:: Problem to work on ::
Read the lines of the data below and retrieve those with "ADOPT".

START Supplied data

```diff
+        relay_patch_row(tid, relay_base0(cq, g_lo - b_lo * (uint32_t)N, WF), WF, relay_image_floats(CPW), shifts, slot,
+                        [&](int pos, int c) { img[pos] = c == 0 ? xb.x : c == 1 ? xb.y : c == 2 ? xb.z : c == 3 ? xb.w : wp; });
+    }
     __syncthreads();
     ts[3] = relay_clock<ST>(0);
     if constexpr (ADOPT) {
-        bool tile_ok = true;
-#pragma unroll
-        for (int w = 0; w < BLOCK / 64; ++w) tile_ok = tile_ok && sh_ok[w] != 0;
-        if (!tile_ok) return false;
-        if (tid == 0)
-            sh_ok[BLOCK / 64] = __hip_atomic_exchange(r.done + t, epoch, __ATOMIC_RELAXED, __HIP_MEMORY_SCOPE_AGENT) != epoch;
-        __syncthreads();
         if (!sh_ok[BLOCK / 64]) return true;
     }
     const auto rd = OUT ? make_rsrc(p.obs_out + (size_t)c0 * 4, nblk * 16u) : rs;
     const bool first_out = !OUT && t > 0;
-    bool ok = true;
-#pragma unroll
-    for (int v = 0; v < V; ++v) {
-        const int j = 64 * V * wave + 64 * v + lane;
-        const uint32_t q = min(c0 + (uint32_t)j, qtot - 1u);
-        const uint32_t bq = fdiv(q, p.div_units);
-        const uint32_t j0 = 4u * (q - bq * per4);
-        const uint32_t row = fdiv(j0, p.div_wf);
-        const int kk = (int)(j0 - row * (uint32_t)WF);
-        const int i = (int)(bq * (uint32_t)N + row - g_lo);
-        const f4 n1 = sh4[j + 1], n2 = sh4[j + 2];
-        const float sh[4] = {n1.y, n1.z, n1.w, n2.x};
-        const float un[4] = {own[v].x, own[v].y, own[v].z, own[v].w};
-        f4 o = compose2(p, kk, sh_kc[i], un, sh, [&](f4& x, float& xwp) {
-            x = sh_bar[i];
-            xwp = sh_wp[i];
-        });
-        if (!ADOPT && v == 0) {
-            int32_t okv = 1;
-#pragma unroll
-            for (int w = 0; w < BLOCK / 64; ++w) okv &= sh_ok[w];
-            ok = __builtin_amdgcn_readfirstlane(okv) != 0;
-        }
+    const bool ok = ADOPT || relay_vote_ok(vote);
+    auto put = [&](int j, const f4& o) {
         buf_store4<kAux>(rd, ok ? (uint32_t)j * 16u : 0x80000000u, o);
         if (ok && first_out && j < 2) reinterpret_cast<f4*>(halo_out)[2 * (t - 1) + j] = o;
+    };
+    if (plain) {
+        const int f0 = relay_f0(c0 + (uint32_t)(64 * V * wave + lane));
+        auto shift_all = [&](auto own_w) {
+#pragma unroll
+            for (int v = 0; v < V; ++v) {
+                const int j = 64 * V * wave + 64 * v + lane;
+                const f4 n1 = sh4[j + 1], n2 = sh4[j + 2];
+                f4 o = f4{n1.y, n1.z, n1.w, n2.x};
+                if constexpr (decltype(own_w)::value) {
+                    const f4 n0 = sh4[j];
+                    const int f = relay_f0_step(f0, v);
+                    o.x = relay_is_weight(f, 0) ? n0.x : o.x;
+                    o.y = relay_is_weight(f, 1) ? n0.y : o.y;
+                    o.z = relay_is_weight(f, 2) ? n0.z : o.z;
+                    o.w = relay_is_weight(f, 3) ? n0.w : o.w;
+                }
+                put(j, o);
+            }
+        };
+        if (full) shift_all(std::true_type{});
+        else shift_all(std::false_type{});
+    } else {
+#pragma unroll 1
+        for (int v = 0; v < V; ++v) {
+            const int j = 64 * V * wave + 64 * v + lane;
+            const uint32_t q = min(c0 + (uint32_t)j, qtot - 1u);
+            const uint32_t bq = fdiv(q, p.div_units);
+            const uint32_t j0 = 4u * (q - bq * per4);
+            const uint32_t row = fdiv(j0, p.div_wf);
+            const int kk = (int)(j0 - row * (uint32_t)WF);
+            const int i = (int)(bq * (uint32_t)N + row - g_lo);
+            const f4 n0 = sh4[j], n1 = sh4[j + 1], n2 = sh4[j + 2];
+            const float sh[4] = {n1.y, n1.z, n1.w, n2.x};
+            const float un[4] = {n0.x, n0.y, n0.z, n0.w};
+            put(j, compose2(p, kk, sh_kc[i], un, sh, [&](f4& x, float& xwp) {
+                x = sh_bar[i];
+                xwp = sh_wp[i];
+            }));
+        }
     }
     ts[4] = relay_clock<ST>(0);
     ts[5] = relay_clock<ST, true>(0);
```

END Supplied data

:: Exercise result ::
     if constexpr (ADOPT) {
-        if (!ADOPT && v == 0) {
+    const bool ok = ADOPT || relay_vote_ok(vote);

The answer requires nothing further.